Institutional Factors
The results revealed that lack of identity documents/immigration status (Durnescu, 2019; Garland et al., 2011; Schartmueller, 2020), lack of access to medical records (Mohammad et al., 2023; Valera et al., 2017; van Dooren et al., 2011), lack of pre-release planning (Valera et al., 2017), lack of support during and after release, involving, for example, adequate vocational training and psychological treatment, and lack of support services (Gunnison & Helfgott, 2017; Mohammad et al., 2023; Santhosh & Mathew, 2021; Walker et al., 2014; Western et al., 2017) were associated with worse reintegration after prison. Finally, non-compliance with parole conditions (Garland et al., 2011) and probation requirements (Hlavka et al., 2015), debts and debts related to parole requirements (Mertl, 2022; Peled-Laskov et al., 2023; Visher et al., 2011; Walker et al., 2014), long prison sentences (Santhosh & Mathew, 2021), restricted bonds with family during imprisonment (Visher et al., 2013), and family and friends’ history of crime and drug use (Bahr et al., 2005, 2010; Davis et al., 2012; Koski & Bantley, 2013; Leandro et al., 2018) increase post-release maladjustment (see Table 2).
Community Factors
The following factors were considered risk factors: difficulties accessing healthy food (Mohammad et al., 2023), neighborhood environment instability (Chikadzi, 2017; Liu et al., 2022), job instability and/or financial difficulties (Santhosh & Mathew, 2021; Shinkfield & Graffam, 2009; Sirois, 2019; Valera et al., 2017; Western et al., 2017; Wyse, 2018), low levels of education (O’Brien, 2001), housing instability (Garland et al., 2011; Jones et al., 2017; Keene et al., 2020; Khoshnami et al., 2022; Mertl, 2022; Mohammad et al., 2023; Schartmueller, 2020; Sirois, 2019; Tripodi et al., 2023; Valera et al., 2017; Walker et al., 2014; Western et al., 2017), lack of education/vocational training opportunities (DeVeaux, 2022; Mohammad et al., 2023), lack of work experience/work opportunities (Bahr et al., 2010; Doyle et al., 2021; Hlavka et al., 2015; Leandro et al., 2018; Sumpter et al., 2019), social inequality (Leandro et al., 2018; van Dooren et al., 2011), and gender discrimination (O’Brien, 2001; van Dooren et al., 2011; Visher et al., 2011).
Discussion
The challenge of preventing recidivism among persons who have been in prison is a significant societal issue and has been widely studied (e.g., Dufour et al., 2023). Then, successful reintegration into the community after incarceration is crucial. However, the current literature lacks a comprehensive exploration of the criteria for social reintegration and the associated risk and protective factors. Then, the aim of this systematic review was to identify risk and protective factors for successful social reintegration for men and women who have served a custodial sentence.

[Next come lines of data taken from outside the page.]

int iq_ffn_chain_supported(int S, int D, int F);
int iq_ffn_chain_bwd_partial_rows(int M);
size_t iq_ffn_chain_gate_bytes(int M, int F);
int iq_ffn_chain_bwd(const void* dO, const void* W2t, const void* gate_bits, float gate_scale, void* gH, const void* W1t,
                     const void* residual, const void* z1, const float* mean, const float* rstd, const float* gamma,
                     const iq_dropout_t* drop, void* dz, void* dy, float* partial, const void* Wot, void* dA, int frames, int S,
                     int D, int F, iq_stream_t stream);
int iq_qkv_dgrad_ffn_chain_bwd(const void* gQKV, const void* Wqkv_t, const void* residual0, const void* z2, const float* mean2,
                               const float* rstd2, const float* gamma2, const iq_dropout_t* drop2, void* dz2, void* dy2, float* partial2,
                               const void* W2t, const void* gate_bits, float gate_scale, void* gH, const void* W1t, const void* residual,
                               const void* z1, const float* mean, const float* rstd, const float* gamma, const iq_dropout_t* drop, void* dz,
                               void* dy, float* partial, const void* Wot, void* dA, int frames, int S, int D, int F, iq_stream_t stream);
int iq_ffn_chain_fwd(const void* X1, const void* W1, const float* b1, const iq_dropout_t* drop1, void* H, const void* W2,
                     const float* b2, const iq_dropout_t* drop2, const float* gamma, const float* beta, float eps, void* Z,
                     void* X, float* mean, float* rstd, void* gate_bits, int frames, int S, int D, int F, iq_stream_t stream);
int iq_attn_out_ffn_chain_fwd(const void* A, const void* Wo, const float* bo, const iq_dropout_t* drop0, const void* R,
                              const float* gamma1, const float* beta1, void* Z1, void* X1, float* mean1, float* rstd1,
                              const void* W1, const float* b1, const iq_dropout_t* drop1, void* H, const void* W2, const float* b2,
                              const iq_dropout_t* drop2, const float* gamma2, const float* beta2, float eps, void* Z2, void* X,
                              float* mean2, float* rstd2, void* gate_bits, const void* Wq, const float* bq, void* Yq, int frames,
                              int S, int D, int F, iq_stream_t stream);

size_t iq_wgrad_ws_bytes(int M, int N, int K);
int iq_gemm_bf16_wgrad(const void* dY, int ldy, const void* X, int ldx, float* dW, float* dbias, int M, int N, int K,
                       float* ws, size_t ws_bytes, int accumulate, iq_stream_t stream);

typedef struct iq_wgrad_problem {
  const void* dY;
  int ldy;
  const void* X;
  int ldx;
  float* dW;
  float* dbias;
  int N, K;
} iq_wgrad_problem_t;
typedef struct iq_reduce_seg {
  const float* partials;
  int rows;
  int64_t row_stride;
  float* out;
  int64_t n;
} iq_reduce_seg_t;
size_t iq_wgrad_grouped_ws_bytes(const iq_wgrad_problem_t* probs, int nprob, int M, int max_workgroups);
int iq_gemm_bf16_wgrad_grouped(const iq_wgrad_problem_t* probs, int nprob, int M, float* ws, size_t ws_bytes,
                               int accumulate, int max_workgroups, const iq_reduce_seg_t* extra, int nextra,
                               iq_stream_t stream);
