template <int MODE, bool EW, bool P64, int T, int SLOTS, int TEAMS, bool V16 = false>
__global__ void __launch_bounds__(T *TEAMS, team_ctas_per_sm<T>()) sweep_team(const SweepArgs a) {
  static_assert((SLOTS & (SLOTS - 1)) == 0, "table size must be a power of two");
  static_assert(SLOTS <= 65536, "claim lists hold 16-bit slot indices");
  static_assert(!(V16 && EW), "16-bit ratings need unit edge weights");
  using TV = TeamVals<V16>;
  constexpr int kListCap = SLOTS / 2;
  extern __shared__ __align__(16) unsigned char smem_raw[];
  __shared__ Cand s_red_all[TEAMS][T > 32 ? T / 32 : 1];
  __shared__ uint16_t s_list_all[TEAMS][kListCap];
  __shared__ uint32_t s_next[TEAMS], s_claims[TEAMS];
  __shared__ unsigned long long s_edges[TEAMS], s_nodes[TEAMS];
  const int team = threadIdx.x / T;
  const int tid = threadIdx.x % T;
  const int lane = threadIdx.x & 31;
  const int bar = 1 + team;
  uint32_t *keys = reinterpret_cast<uint32_t *>(smem_raw) + static_cast<size_t>(team) * SLOTS;
  typename TV::word *vals = reinterpret_cast<typename TV::word *>(
      smem_raw + sizeof(uint32_t) * SLOTS * TEAMS + static_cast<size_t>(team) * SLOTS * TV::kBytesPerSlot);
  Cand *s_red = s_red_all[team];
  uint16_t *list = s_list_all[team];
  for (int s = tid; s < SLOTS; s += T) {
    keys[s] = kEmpty;
    TV::clear(vals, s);
  }
  uint32_t next = 0;
  unsigned long long edges = 0, nodes = 0;
  if (tid == 0) {
    next = atomicAdd(a.queue, 1u);
    if (T > 32) {
      s_edges[team] = 0;
      s_nodes[team] = 0;
    }
  }
  TeamSync<T>::sync(bar);
  while (true) {
    uint32_t i;
    if (T == 32) {
      i = __shfl_sync(kFull, next, 0);
    } else {
      if (tid == 0) {
        s_next[team] = next;
        s_claims[team] = 0;
      }
      TeamSync<T>::sync(bar);
      i = s_next[team];
    }
    if (i >= a.list_size) {
      break;
    }
    if (tid == 0) {
      next = atomicAdd(a.queue, 1u);
    }
    const uint32_t u = a.list[i];
    const bool flag = a.active == nullptr || a.active[u] != 0;
    if (!flag && !a.pull) {
      TeamSync<T>::sync(bar);
      continue;
    }
    const uint32_t beg = a.xadj[u];
    uint32_t deg = a.xadj[u + 1] - beg;
    if (deg > a.max_num_neighbors) {
      deg = a.max_num_neighbors;
    }
    const uint32_t own = a.label[u];
    const int32_t uw = a.vwgt != nullptr ? a.vwgt[u] : 1;
    const int32_t own_w = a.weight[own];
    bool skip = false;
    if (MODE == 1) {
      const int32_t mn = a.min_w != nullptr ? a.min_w[own] : 0;
      skip = (own_w - uw) < mn;
    }
    const bool direct = a.num_labels <= static_cast<uint32_t>(SLOTS);
    bool hit = false;
    uint32_t claims = 0;
    constexpr int B = 4;
    for (uint32_t e0 = 0; e0 < deg; e0 += T * B) {
      uint32_t kb[B];
      int32_t wb[B];
      uint32_t vb[B];
#pragma unroll
      for (int j = 0; j < B; ++j) {
        const uint32_t e = e0 + j * T + tid;
        vb[j] = e < deg ? a.adjncy[beg + e] : kEmpty;
        wb[j] = (EW && e < deg) ? a.adjwgt[beg + e] : 1;
      }
#pragma unroll
      for (int j = 0; j < B; ++j) {
        kb[j] = kEmpty;
        if (vb[j] != kEmpty) {
          const typename LabG<P64>::word g = load_labg<P64>(a, vb[j]);
          hit = hit || stamp_hit(LabG<P64>::stamp(g), a.window);
          bool ok = !skip;
          if (MODE == 1 && a.communities != nullptr) {
            ok = ok && a.communities[u] == a.communities[vb[j]];
          }
          if (ok) {
            kb[j] = LabG<P64>::label(g);
          }
        }
      }
      uint32_t sl[B];
      unsigned claimed[B];
#pragma unroll
      for (int j = 0; j < B; ++j) {
        sl[j] = 0;
        claimed[j] = __ballot_sync(kFull, kb[j] != kEmpty && team_table_add<V16, EW>(keys, vals, SLOTS - 1, direct,
                                                                                     kb[j], wb[j], sl[j]));
      }
      uint32_t n = 0;
#pragma unroll
      for (int j = 0; j < B; ++j) {
        n += __popc(claimed[j]);
      }
      if (n != 0) {
        uint32_t base = claims;
        if (T == 32) {
          claims += n;
        } else {
          if (lane == 0) {
            base = atomicAdd(&s_claims[team], n);
          }
          base = __shfl_sync(kFull, base, 0);
        }
        const unsigned below = (1u << lane) - 1u;
#pragma unroll
        for (int j = 0; j < B; ++j) {
          if ((claimed[j] >> lane) & 1u) {
            list[base + __popc(claimed[j] & below)] = static_cast<uint16_t>(sl[j]);
          }
          base += __popc(claimed[j]);
        }
      }
    }
    const bool any_hit = TeamSync<T>::any(bar, hit);
    const bool act = flag || any_hit;
    const uint32_t nc = T == 32 ? claims : s_claims[team];
    const bool store_fav = (MODE == 0) && (uw == own_w) && (own_w <= a.max_cluster_weight / 2);
    Cand best = cand_none(), fav = cand_none();
    if (act) {
      Cand c = cand_none(), f = cand_none();
      if (MODE == 0) {
        for (uint32_t l = tid; l < nc; l += T) {
          const uint32_t s = list[l];
          const uint32_t k = keys[s];
          const int32_t r = team_rating<V16, EW>(vals, s);
          if (r >= c.gain) {
            Cand x{r, 0, tie_hash(a.base_tie, u, k), k};
            if (cand_better<0>(x, c)) {
              c = x;
            }
          }
          if (store_fav && r >= f.gain) {
            Cand y{r, 0, tie_hash(a.base_fav, u, k), k};
            if (cand_better<0>(y, f)) {
              f = y;
            }
          }
        }
        const Cand top = team_argmax<0, T>(bar, tid, c, s_red);
        if (store_fav) {
          fav = team_argmax<0, T>(bar, tid, f, s_red);
        }
        bool top_ok = true;
        if (top.gain > 0) {
          top_ok = (a.weight[top.key] + uw <= a.max_cluster_weight) || (top.key == own);
          if (a.communities != nullptr) {
            top_ok = top_ok && (a.communities[top.key] == a.communities[own]);
          }
        }
        if (top_ok) {
          best = top;
        } else {
          Cand cb = cand_none();
          for (uint32_t l0 = 0; l0 < nc; l0 += T * 4) {
            uint32_t kk[4];
            int32_t rr[4], ww[4];
#pragma unroll
            for (int j = 0; j < 4; ++j) {
              const uint32_t l = l0 + j * T + tid;
              const uint32_t s = l < nc ? list[l] : 0u;
              kk[j] = l < nc ? keys[s] : kEmpty;
              rr[j] = l < nc ? team_rating<V16, EW>(vals, s) : 0;
            }
#pragma unroll
            for (int j = 0; j < 4; ++j) {
              ww[j] = kk[j] != kEmpty ? a.weight[kk[j]] : 0;
            }
#pragma unroll
            for (int j = 0; j < 4; ++j) {
              if (kk[j] != kEmpty) {
                Cand ff;
                const Cand cc = eval_candidate_w<0>(a, u, own, uw, own_w, kk[j], rr[j], ww[j], false, ff);
                if (cand_better<0>(cc, cb)) {
                  cb = cc;
                }
              }
            }
          }
          best = team_argmax<0, T>(bar, tid, cb, s_red);
        }
      } else {
        for (uint32_t l = tid; l < nc; l += T) {
          const uint32_t s = list[l];
          const uint32_t k = keys[s];
          Cand ff;
          const Cand cc = eval_candidate_w<1>(a, u, own, uw, own_w, k, team_rating<V16, EW>(vals, s), a.weight[k], false, ff);
          if (cand_better<1>(cc, c)) {
            c = cc;
          }
        }
        best = team_argmax<1, T>(bar, tid, c, s_red);
      }
    }
    for (uint32_t l = tid; l < nc; l += T) {
      const uint32_t s = list[l];
      keys[s] = kEmpty;
      TV::clear(vals, s);
    }
    if (act && tid == 0) {
      if (T == 32) {
        edges += deg;
        nodes += 1;
      } else {
        s_edges[team] += deg;
        s_nodes[team] += 1;
      }
      if (a.active != nullptr && flag) {
        a.active[u] = 0;
      }
      uint32_t target;
      if (finish_vertex<MODE>(a, u, own, store_fav, best, fav, target)) {
        const uint32_t idx = atomicAdd(a.mover_count, 1u);
        emit_proposal<MODE>(a, idx, u, target, uw);
      }
    }
    TeamSync<T>::sync(bar);
  }
  if (T > 32 && tid == 0) {
    edges = s_edges[team];
    nodes = s_nodes[team];
  }
  if (tid == 0 && nodes != 0) {
    atomicAdd(&a.counters[0], edges);
    atomicAdd(&a.counters[kCounterNodesOffset], nodes);
  }
}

A total of 38 studies met the inclusion criteria, with over half published within the last 9 years, reflecting the growing interest of the scientific community in this topic. These results may be attributed to the growing concern over recidivism rates among individuals who have previously been incarcerated, as their re-entry into the justice system incurs economic burdens and additional victims (e.g., Zane et al., 2023). At the same time, research on protective and risk factors for successful reintegration is less diverse, with nearly half of the studies being conducted in the United States with mixed samples. These data are consistent with what has been found in systematic reviews involving work with persons who perpetrated crimes (e.g., Pinto e Silva et al., 2023; Sousa, Gouveia, et al., 2024). However, these findings may be influenced by the fact that women and men have different criminogenic needs and distinct prison experiences (e.g., Bijlsma et al., 2022; Goulette, 2020), which can influence the influence of these variables on their reintegration. Moreover, the country of publication can also influence the outcomes. For instance, in South Africa, despite existing legislation on the rehabilitation and reintegration of individuals, there are shortcomings, such as rejection by family members (leading to ostracism), stigmatization by society, job instability, difficulties in adapting to the environment, and inadequate health care after release, which hinder reintegration and increase the likelihood of recidivism (Chikadzi, 2017).
In addition, while more than half of the studies included information about participants’ ethnicity, a minority of studies (DeVeaux, 2022; Durnescu, 2019; Garland et al., 2011; Visher et al., 2011) addressed ethnic or racial factors in the context of social reintegration experiences. This gap is particularly concerning, as individuals from ethnic minorities are known to face discrimination and significant obstacles during the social reintegration process (e.g., DeVeaux, 2022; Durnescu, 2019; Visher et al., 2011). Understanding how these groups adapt to and overcome such challenges is essential for effective reintegration strategies. It is therefore essential that public policies and interventions are adapted to consider cultural differences, systemic discrimination, and the adaptation strategies used by minority or over-represented groups during their reintegration process. Reintegration programs should account for the impact of ethnic and racial discrimination while addressing the cultural realities of minority groups. These programs must also take the unique challenges faced by these groups, including social stigma, discrimination, lack of social, institutional, and community support, and limited economic opportunities. By integrating these considerations, reintegration efforts can become more inclusive and effective in supporting marginalized individuals.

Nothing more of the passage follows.